Capítulo 11
Nicole permaneció frente a la puerta abierta, escuchando el sonido de la camioneta de Jake mientras se alejaba. Tenía en la boca el acre gusto del miedo.
Se había quedado en casa mientras el cerrajero abría la puerta, deseosa de estar sola cuando entrara en el apartamento situado encima del garaje. Su mente racional le decía que no esperaba encontrar nada fuera de lo normal, pero las sospechas de Dallas habían obrado su efecto. Finalmente reunió el coraje necesario para moverse. Empujó la puerta y entró. La habitación olía a Malcomb, a la colonia cara que siempre llevaba. E incluso en medio de aquella penumbra, fue consciente del orden impecable que reinaba en aquel espacio. Palpó la pared hasta encontrar el interruptor de la luz. Cuando se encendió la potente lámpara del techo, su temor se mitigó un tanto. Por lo menos hasta que descubrió las fotos que cubrían la pared entera de detrás del escritorio.
Eran imágenes a color, como si hubieran sido arrancadas de revistas pornográficas. Solo que no estaban arrancadas, sino cortadas cuidadosamente. Durante un buen rato contempló estupefacta aquel continuo surtido de hombres y mujeres escenificando extraños actos sexuales de sadomasoquismo. Cuando se recuperó del aturdimiento inicial, se dedicó a examinarlas una a una. Resultaba evidente que en todas ellas dominaban los hombres. Todas las mujeres eran jóvenes y atractivas. Estaban completamente desnudas, o ataviadas con una ropa interior que dejaba al descubierto sus zonas genitales. Sus rostros estaban desencajados de dolor.
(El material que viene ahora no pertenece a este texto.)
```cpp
int td_attn_launch(const TdAttnParams& p, hipStream_t stream) {
  TD_CHECK_ARG(p.head_dim == D, "td_attention: head_dim=%d unsupported (only 128)", p.head_dim);
  TD_CHECK_ARG(p.Sq > 0 && p.Skv > 0 && p.Hq > 0 && p.Hkv > 0 && p.batch > 0, "td_attention: empty problem");
  TD_CHECK_ARG(p.Hq % p.Hkv == 0, "td_attention: Hq=%d not a multiple of Hkv=%d", p.Hq, p.Hkv);
  TD_CHECK_ARG(p.ldq % 8 == 0 && p.ldkv % 8 == 0 && p.ldo % 4 == 0, "td_attention: row strides must be 16-byte multiples");
  TD_CHECK_ARG(((long long)(p.Sq + 256) * p.ldq) * 2 < (1ll << 32) && ((long long)(p.Skv + 64) * p.ldkv) * 2 < (1ll << 32),
               "td_attention: per-batch operand exceeds the 4 GiB buffer-descriptor range");
  TD_CHECK_ARG(((uintptr_t)p.Q | (uintptr_t)p.K | (uintptr_t)p.V | (uintptr_t)p.O) % 16 == 0, "td_attention: pointers must be 16-byte aligned");
  if (p.Sq == 1 && p.causal && !p.bias && (p.variant & 0xff) == 0 && (p.kv_lens || p.causal_offset == p.Skv - 1))
    return td_attn_decode_launch(p, stream);
  TdAttnParams q = p;
  q.q_per_kv = p.Hq / p.Hkv;
  constexpr int NW = 8;
  constexpr int lds = 4 * TILE_BYTES;
  int dev = 0;
  TD_CHECK_HIP(hipGetDevice(&dev));
  static std::atomic<unsigned long long> a0{0}, a1{0}, a2{0}, a3{0}, a4{0}, a5{0};
  dim3 grid((p.Sq + NW * Q_WAVE - 1) / (NW * Q_WAVE), p.Hq, p.batch);
  if (p.bias) TD_CHECK_ARG(p.Skv % 4 == 0 && ((uintptr_t)p.bias) % 16 == 0 && p.batch == 1, "td_attention: bias needs Skv %% 4 == 0, 16-byte alignment, batch 1");
  if (p.kv_lens) TD_CHECK_ARG(p.causal && !p.bias, "td_attention: per-sequence kv lengths exist for the causal kernel only");
  if (p.q_prescaled) TD_CHECK_ARG(!p.causal && !p.bias && !p.kv_lens && !p.seg_starts, "td_attention: pre-scaled q is a form of the joint (unmasked) attention only");
  TD_CHECK_ARG(p.score_bound >= 0.f && p.score_bound <= 48.f && (p.score_bound == 0.f || p.q_prescaled), "td_attention: a score bound goes with pre-scaled q (joint attention) and lies in (0, 48] octaves (0 = none)");
  if (p.q8) TD_CHECK_ARG(!p.causal && !p.bias && !p.kv_lens && !p.seg_starts && p.batch == 1 && p.q8_inv && p.q8_amax && p.ldq8 % 8 == 0 && ((uintptr_t)p.q8) % 8 == 0,
                         "td_attention: the int8 output form is for the joint attention of one batch entry, with 8-byte aligned rows");
  if (p.seg_starts) {
    TD_CHECK_ARG(!p.bias && !p.kv_lens && p.Sq == p.Skv && (!p.causal || p.causal_offset == 0),
                 "td_attention(varlen): full or causal (offset 0) attention inside each segment only (no bias or cache lengths)");
    if (p.causal) {
      static std::atomic<unsigned long long> a12{0};
      if (int e = set_lds_attr_once(td_attn_fwd_d128_lean_kernel<true, NW, false, true>, lds, a12, dev)) return e;
      hipLaunchKernelGGL((td_attn_fwd_d128_lean_kernel<true, NW, false, true>), grid, dim3(NW * 64), lds, stream, q);
      TD_CHECK_LAUNCH();
      return 0;
    }
    static std::atomic<unsigned long long> a6{0};
    if (int e = set_lds_attr_once(td_attn_fwd_d128_lean_kernel<false, NW, false, true>, lds, a6, dev)) return e;
    hipLaunchKernelGGL((td_attn_fwd_d128_lean_kernel<false, NW, false, true>), grid, dim3(NW * 64), lds, stream, q);
    TD_CHECK_LAUNCH();
    return 0;
  }

  const int n_items = (int)(grid.x * grid.y * grid.z);
  const int cus = device_cus(dev);
  const int nt = (p.Skv + KV_TILE - 1) / KV_TILE;
  if (!p.causal && !p.bias && !p.kv_lens && (p.variant & 0xff) != 1 && cus > 0 && n_items > cus && cus < SK_MAX_RANGES && (long long)n_items * nt < (1ll << 31)) {
    char* ws = (char*)p.sk_ws;
    if (!ws) {
      if (int rc = sk_pooled_workspace(dev, cus, stream, &ws)) return rc;
    }
    constexpr int lds_sk = lds + 16;
    if (p.q_prescaled && p.score_bound > 0.f) {
      static std::atomic<unsigned long long> a10{0};
      if (int e = set_lds_attr_once(td_attn_fwd_d128_streamk_kernel<NW, true, true, true, true>, lds_sk, a10, dev)) return e;
      hipLaunchKernelGGL((td_attn_fwd_d128_streamk_kernel<NW, true, true, true, true>), dim3(cus), dim3(NW * 64), lds_sk, stream, q, ws, (int)grid.x, nt);
    } else if (p.q_prescaled) {
      static std::atomic<unsigned long long> a7{0};
      if (int e = set_lds_attr_once(td_attn_fwd_d128_streamk_kernel<NW, true, true>, lds_sk, a7, dev)) return e;
      hipLaunchKernelGGL((td_attn_fwd_d128_streamk_kernel<NW, true, true>), dim3(cus), dim3(NW * 64), lds_sk, stream, q, ws, (int)grid.x, nt);
    } else if ((p.variant & 0xff) == 2) {
      if (int e = set_lds_attr_once(td_attn_fwd_d128_streamk_kernel<NW, false>, lds_sk, a4, dev)) return e;
      hipLaunchKernelGGL((td_attn_fwd_d128_streamk_kernel<NW, false>), dim3(cus), dim3(NW * 64), lds_sk, stream, q, ws, (int)grid.x, nt);
    } else {
      if (int e = set_lds_attr_once(td_attn_fwd_d128_streamk_kernel<NW, true>, lds_sk, a5, dev)) return e;
      hipLaunchKernelGGL((td_attn_fwd_d128_streamk_kernel<NW, true>), dim3(cus), dim3(NW * 64), lds_sk, stream, q, ws, (int)grid.x, nt);
    }
    TD_CHECK_LAUNCH();
    return 0;
  }
  if (p.bias) {
    if (p.causal) {
      if (int e = set_lds_attr_once(td_attn_fwd_d128_lean_kernel<true, NW, true>, lds, a0, dev)) return e;
      hipLaunchKernelGGL((td_attn_fwd_d128_lean_kernel<true, NW, true>), grid, dim3(NW * 64), lds, stream, q);
    } else {
      if (int e = set_lds_attr_once(td_attn_fwd_d128_lean_kernel<false, NW, true>, lds, a1, dev)) return e;
      hipLaunchKernelGGL((td_attn_fwd_d128_lean_kernel<false, NW, true>), grid, dim3(NW * 64), lds, stream, q);
    }
  } else {
    if (p.q_prescaled && p.score_bound > 0.f) {
      static std::atomic<unsigned long long> a11{0};
      if (int e = set_lds_attr_once(td_attn_fwd_d128_lean_kernel<false, NW, false, false, true, true, true>, lds, a11, dev)) return e;
      hipLaunchKernelGGL((td_attn_fwd_d128_lean_kernel<false, NW, false, false, true, true, true>), grid, dim3(NW * 64), lds, stream, q);
    } else if (p.q_prescaled) {
      static std::atomic<unsigned long long> a8{0};
      if (int e = set_lds_attr_once(td_attn_fwd_d128_lean_kernel<false, NW, false, false, true>, lds, a8, dev)) return e;
      hipLaunchKernelGGL((td_attn_fwd_d128_lean_kernel<false, NW, false, false, true>), grid, dim3(NW * 64), lds, stream, q);
    } else if (p.causal) {
      if (int e = set_lds_attr_once(td_attn_fwd_d128_lean_kernel<true, NW>, lds, a2, dev)) return e;
      hipLaunchKernelGGL((td_attn_fwd_d128_lean_kernel<true, NW>), grid, dim3(NW * 64), lds, stream, q);
    } else {
      if (int e = set_lds_attr_once(td_attn_fwd_d128_lean_kernel<false, NW>, lds, a3, dev)) return e;
      hipLaunchKernelGGL((td_attn_fwd_d128_lean_kernel<false, NW>), grid, dim3(NW * 64), lds, stream, q);
    }
  }
  TD_CHECK_LAUNCH();
  return 0;
}

size_t td_attn_streamk_ws_bytes() {
  int dev = 0;
  if (hipGetDevice(&dev) != hipSuccess) return 0;
  const int cus = device_cus(dev);
  return cus > 0 && cus < SK_MAX_RANGES ? sk_ws_bytes(cus) : 0;
}
```

thinkdiff-mlre_amd/csrc/attention_common.h:

```cpp
#pragma once
#include <atomic>
#include <mutex>
#include <type_traits>
#include <vector>

#include "td_common.h"
#include "td_kernels.h"

namespace {

constexpr int D = 128;
constexpr int KV_TILE = 64;
constexpr int Q_WAVE = 32;
constexpr int TILE_BYTES = KV_TILE * D * 2;

__device__ __forceinline__ void half_swap(float x, float& lo, float& hi) {
  lo = x;
  hi = x;
  asm volatile("s_nop 1\n\tv_permlane32_swap_b32 %0, %1\n\ts_nop 1" : "+v"(lo), "+v"(hi));
}
__device__ __forceinline__ float max3(float a, float b, float c) {
  float r;
  asm("v_max3_f32 %0, %1, %2, %3" : "=v"(r) : "v"(a), "v"(b), "v"(c));
  return r;
// ... 104 lines not shown
      }
      pf[kb][s] = __builtin_bit_cast(bf16x8_t, pk);
    }
  }
  if constexpr (!RS) lacc[0] += psum;

  constexpr int VPF = 2;
  const bf16x8_t ones8 = {0x3F80, 0x3F80, 0x3F80, 0x3F80, 0x3F80, 0x3F80, 0x3F80, 0x3F80};
  bf16x4_t v0[16], v1[16];
  attn_static_for<VPF>([&](auto ec) {
    constexpr int e = decltype(ec)::value;
    v0[e] = attn_ds_read_tr16<PO + (e >> 2) * 16 * 256>(va[0][e & 3]);
    v1[e] = attn_ds_read_tr16<PO + (e >> 2) * 16 * 256>(va[1][e & 3]);
  });
  attn_static_for<16>([&](auto ec) {
    constexpr int e = decltype(ec)::value;
    if constexpr (e + VPF < 16) {
      v0[e + VPF] = attn_ds_read_tr16<PO + ((e + VPF) >> 2) * 16 * 256>(va[0][(e + VPF) & 3]);
      v1[e + VPF] = attn_ds_read_tr16<PO + ((e + VPF) >> 2) * 16 * 256>(va[1][(e + VPF) & 3]);
    }
    constexpr int behind = 2 * (15 - e < VPF ? 15 - e : VPF);
    asm volatile("s_waitcnt lgkmcnt(%2)" : "+v"(v0[e]), "+v"(v1[e]) : "n"(behind));
    bf16x8_t vf;
    vf[0] = v0[e][0]; vf[1] = v0[e][1]; vf[2] = v0[e][2]; vf[3] = v0[e][3];
    vf[4] = v1[e][0]; vf[5] = v1[e][1]; vf[6] = v1[e][2]; vf[7] = v1[e][3];
    o[e & 3] = __builtin_amdgcn_mfma_f32_32x32x16_bf16(vf, pf[e >> 3][(e >> 2) & 1], o[e & 3], 0, 0, 0);
    if constexpr (RS && (e & 3) == 3) lacc = __builtin_amdgcn_mfma_f32_32x32x16_bf16(ones8, pf[e >> 3][(e >> 2) & 1], lacc, 0, 0, 0);
    __builtin_amdgcn_sched_barrier(0x006);
  });
}

__device__ __forceinline__ void attn_store_rows(const f32x16_t (&o)[4], const float inv, bf16_t* row_ptr, const int h5, const bool wide, const bool live) {
  if (wide) {
#pragma unroll
    for (int db = 0; db < 4; ++db)
#pragma unroll
      for (int g = 0; g < 4; g += 2) {
        unsigned a0 = pack_bf2(o[db][4 * g] * inv, o[db][4 * g + 1] * inv), a1 = pack_bf2(o[db][4 * g + 2] * inv, o[db][4 * g + 3] * inv);
        unsigned b0 = pack_bf2(o[db][4 * g + 4] * inv, o[db][4 * g + 5] * inv), b1 = pack_bf2(o[db][4 * g + 6] * inv, o[db][4 * g + 7] * inv);
        const auto r0 = __builtin_amdgcn_permlane32_swap(a0, b0, false, false);
        const auto r1 = __builtin_amdgcn_permlane32_swap(a1, b1, false, false);
        const u32x4_t w = {r0[0], r1[0], r0[1], r1[1]};
        if (live) *(u32x4_t*)(row_ptr + db * 32 + 8 * (g + h5)) = w;
      }
  } else {
#pragma unroll
    for (int db = 0; db < 4; ++db)
#pragma unroll
      for (int g = 0; g < 4; ++g) {
        u32x2_t w;
        w[0] = pack_bf2(o[db][4 * g] * inv, o[db][4 * g + 1] * inv);
        w[1] = pack_bf2(o[db][4 * g + 2] * inv, o[db][4 * g + 3] * inv);
        if (live) *(u32x2_t*)(row_ptr + 4 * h5 + db * 32 + 8 * g) = w;
      }
  }
}

__device__ __forceinline__ void attn_store_rows_q8(const f32x16_t (&o)[4], const float inv, uint8_t* row_ptr, const int h5, const float qinv, unsigned* amax,
                                                   const bool live) {
  float am = 0.f;
#pragma unroll
  for (int db = 0; db < 4; ++db)
#pragma unroll
    for (int g = 0; g < 4; g += 2) {
      unsigned w[2];
#pragma unroll
      for (int h = 0; h < 2; ++h) {
        unsigned acc = 0;
#pragma unroll
        for (int b = 0; b < 4; ++b) {
          const float v = rbf(o[db][4 * (g + h) + b] * inv);
          am = fmaxf(am, fabsf(v));
          acc |= ((unsigned)__float2int_rn(fminf(fmaxf(v * qinv, -127.f), 127.f)) & 0xffu) << (8 * b);
        }
        w[h] = acc;
      }
      const auto r = __builtin_amdgcn_permlane32_swap(w[0], w[1], false, false);
      if (live) *(u32x2_t*)(row_ptr + db * 32 + 8 * (g + h5)) = u32x2_t{r[0], r[1]};
    }
  am = half_swap_max(am);
  if (live && h5 == 0) __hip_atomic_fetch_max(amax, as_u32(am), __ATOMIC_RELAXED, __HIP_MEMORY_SCOPE_AGENT);
}

}

int td_attn_set_lds_attr(const void* kernel, int bytes, std::atomic<unsigned long long>& done, int dev);

namespace {
constexpr int SK_SLOT_FLOATS = 8 * 64 * 68;
constexpr int SK_HEADER_BYTES = 4096;
constexpr int SK_MAX_RANGES = SK_HEADER_BYTES / 4 - 16;
}
```

thinkdiff-mlre_amd/csrc/capi.hip:

```cpp
#include <cstdarg>
#include <cstdio>
#include "td_kernels.h"
#include "../../include/thinkdiff_hip.h"

static thread_local char g_err[512] = "";

void td_set_error(const char* fmt, ...) {
  va_list ap;
  va_start(ap, fmt);
  vsnprintf(g_err, sizeof(g_err), fmt, ap);
  va_end(ap);
}

extern "C" {

const char* td_last_error(void) { return g_err; }
int td_abi_version(void) { return 1; }

int td_linear_bf16(const void* x, int64_t ldx, const void* w, const void* bias, void* y, int64_t ldy,
                   int M, int N, int K, int act, const void* gate, const void* res, int64_t ldr,
                   void* stream) {
  TdGemmParams p;
  p.A = (const bf16_t*)x; p.lda = (int)ldx;
  p.W = (const bf16_t*)w; p.bias = (const bf16_t*)bias;
// ... 3 lines not shown
  return td_gemm_launch(p, (hipStream_t)stream);
}

int td_linear_split_bf16(const void* x, int64_t ldx, const void* w, const void* bias,
                         void* y0, int64_t ldy0, int act0, void* y1, int64_t ldy1, int act1,
                         int M, int N, int K, int n_split, void* stream) {
  TdGemmParams p;
  p.A = (const bf16_t*)x; p.lda = (int)ldx;
  p.W = (const bf16_t*)w; p.bias = (const bf16_t*)bias;
  p.C = (bf16_t*)y0; p.ldc = (int)ldy0; p.act = act0;
  p.C2 = (bf16_t*)y1; p.ldc2 = (int)ldy1; p.act2 = act1; p.n_split = n_split;
  p.M = M; p.N = N; p.K = K;
  return td_gemm_launch(p, (hipStream_t)stream);
}

int td_linear_splitk_bf16(const void* x, int64_t ldx, const void* w, const void* bias, void* y0, int64_t ldy0, void* y1, int64_t ldy1, int n_split,
                          int M, int N, int K, const void* res, int64_t ldr, int tile_cfg, int split_k,
                          const void* norm_w, void* norm_out, int64_t ld_norm, float norm_eps, void* stream) {
  TdGemmParams p;
  p.sk_norm_w = (const bf16_t*)norm_w; p.sk_norm_out = (bf16_t*)norm_out; p.sk_norm_ld = (int)ld_norm; p.sk_norm_eps = norm_eps;
  p.A = (const bf16_t*)x; p.lda = (int)ldx; p.W = (const bf16_t*)w; p.bias = (const bf16_t*)bias;
  p.C = (bf16_t*)y0; p.ldc = (int)ldy0; p.C2 = (bf16_t*)y1; p.ldc2 = (int)ldy1; p.n_split = y1 ? n_split : 0;
  p.res = (const bf16_t*)res; p.ldr = (int)ldr; p.M = M; p.N = N; p.K = K; p.cfg = tile_cfg; p.split_k = split_k;
  return td_gemm_launch(p, (hipStream_t)stream);
}

int td_linear_grouped2_bf16(const void* x0, int M0, const void* w0, const void* bias0, const void* gate0,
                            const void* res0, void* y0, const void* x1, int M1, const void* w1,
                            const void* bias1, const void* gate1, const void* res1, void* y1,
                            int64_t ldx, int64_t ldy, int64_t ldr, int N, int K, int act, int tile_cfg,
                            void* stream) {
  TdGemmParams p;
  p.A = (const bf16_t*)x0; p.W = (const bf16_t*)w0; p.bias = (const bf16_t*)bias0; p.gate = (const bf16_t*)gate0;
  p.res = (const bf16_t*)res0; p.C = (bf16_t*)y0; p.M = M0;
  p.g_A = (const bf16_t*)x1; p.g_W = (const bf16_t*)w1; p.g_bias = (const bf16_t*)bias1; p.g_gate = (const bf16_t*)gate1;
  p.g_res = (const bf16_t*)res1; p.g_C = (bf16_t*)y1; p.g_M = M1;
  p.lda = (int)ldx; p.ldc = (int)ldy; p.ldr = (int)ldr; p.N = N; p.K = K; p.act = act; p.cfg = tile_cfg;
  return td_gemm_launch(p, (hipStream_t)stream);
}

int td_conv3x3_nhwc_bf16(const void* x, const void* w, const void* bias, const void* res, void* y,
                         int H, int W, int Cin, int Cout, int upsample2x, void* stream) {
  TdGemmParams p;
  p.A = (const bf16_t*)x; p.lda = Cin; p.W = (const bf16_t*)w; p.bias = (const bf16_t*)bias;
  p.C = (bf16_t*)y; p.ldc = Cout; p.res = (const bf16_t*)res; p.ldr = Cout;
  p.M = H * W; p.N = Cout; p.K = 9 * Cin;
  p.conv_H = H; p.conv_W = W; p.conv_Cin = Cin; p.conv_up = upsample2x ? 1 : 0;
  return td_gemm_launch(p, (hipStream_t)stream);
}

int td_linear_f32out_bf16(const void* x, int64_t ldx, const void* w, const void* bias, float* y, int64_t ldy,
                          int M, int N, int K, void* stream) {
  TdGemmParams p;
  p.A = (const bf16_t*)x; p.lda = (int)ldx; p.W = (const bf16_t*)w; p.bias = (const bf16_t*)bias;
  p.C = (bf16_t*)y; p.ldc = (int)ldy; p.M = M; p.N = N; p.K = K; p.out_f32 = 1; p.cfg = (N <= 64) ? 1 : (M <= 32 ? 2 : 0);
  return td_gemm_launch(p, (hipStream_t)stream);
}

static int g_attn_variant = 0;
int td_attention_set_variant(int variant) {
  const int prev = g_attn_variant;
  g_attn_variant = variant;
  return prev;
}

int td_attention_bf16(const void* q, int64_t ldq, int64_t q_bstride, const void* k, const void* v,
                      int64_t ldkv, int64_t kv_bstride, void* o, int64_t ldo, int64_t o_bstride,
                      int batch, int Sq, int Skv, int Hq, int Hkv, int head_dim, float scale,
                      int causal, void* stream) {
  TdAttnParams p;
  p.Q = (const bf16_t*)q; p.K = (const bf16_t*)k; p.V = (const bf16_t*)v; p.O = (bf16_t*)o;
  p.batch = batch; p.Sq = Sq; p.Skv = Skv; p.Hq = Hq; p.Hkv = Hkv; p.head_dim = head_dim;
  p.ldq = (int)ldq; p.ldkv = (int)ldkv; p.ldo = (int)ldo;
  p.q_bstride = q_bstride; p.kv_bstride = kv_bstride; p.o_bstride = o_bstride;
  p.scale = scale; p.causal = causal; p.causal_offset = Skv - Sq; p.variant = g_attn_variant & ~0x800;
  p.q_prescaled = (g_attn_variant & 0x800) && !causal ? 1 : 0;
  return td_attn_launch(p, (hipStream_t)stream);
}
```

Daba náuseas pensar que aquellas mujeres habían posado para el fotógrafo en semejantes condiciones de sufrimiento. Y que su marido había sido ese repugnante y abominable fotógrafo. Tanto se le revolvió el estómago que tuvo que correr al cuarto de baño para vomitar. Después de refrescarse la cara con agua fría, volvió para continuar examinando las fotos, decidida esa vez a pensar con claridad, con coherencia. De alguna forma, aquellas imágenes daban mucha mayor credibilidad a las sospechas de Dallas. Aunque, por muy morbosas que fuesen, eso no significaba que su marido fuera un asesino. Si había gente que publicaba revistas de ese tipo, tenía que existir un mercado para ellas. Malcomb no podía ser el único hombre del país que disfrutara con aquel escabroso producto de una mente trastornada.
Atravesó la habitación para entrar en el espacio que había convertido en cuarto de revelado. Todo estaba perfectamente colocado, pero al menos no había fotografías de escenas de sadismo. Cerró la puerta y se acercó a su escritorio, sentándose en el cómodo sillón de cuero. El cajón superior de la izquierda estaba cerrado con llave; en vano intentó forzarlo con un abridor de cartas. Luego, se dedicó a revisar los demás cajones, llenos de los típicos objetos de papelería, dispuestos en bandejas: pegamento, tijeras, bolígrafos, clips.
El último cajón de la derecha contenía un fajo de revistas todavía guardadas en sus sobres de papel estraza, remitidas a nombres diferentes pero al mismo apartado postal. Tenía sentido. Malcomb nunca se habría expuesto a que todo ese material le fuera enviado a su domicilio y a su nombre. De puertas para afuera, seguía siendo un hombre respetable, un reputado cirujano.
Un verdadero abismo separaba la imagen exterior que proyectaba Malcomb de las ansias que debían de corroer su alma y a las que daba rienda suelta allí, protegido de toda intromisión. Abrió el último cajón. Al lado de una carpeta de plástico azul, había recortes de prensa sobre los crímenes del asesino múltiple. Era extraño. Malcomb no había demostrado el menor interés por ellos cuando Nicole se lo mencionó el otro día, durante el desayuno. Y aun así había recortado las noticias y las había guardado.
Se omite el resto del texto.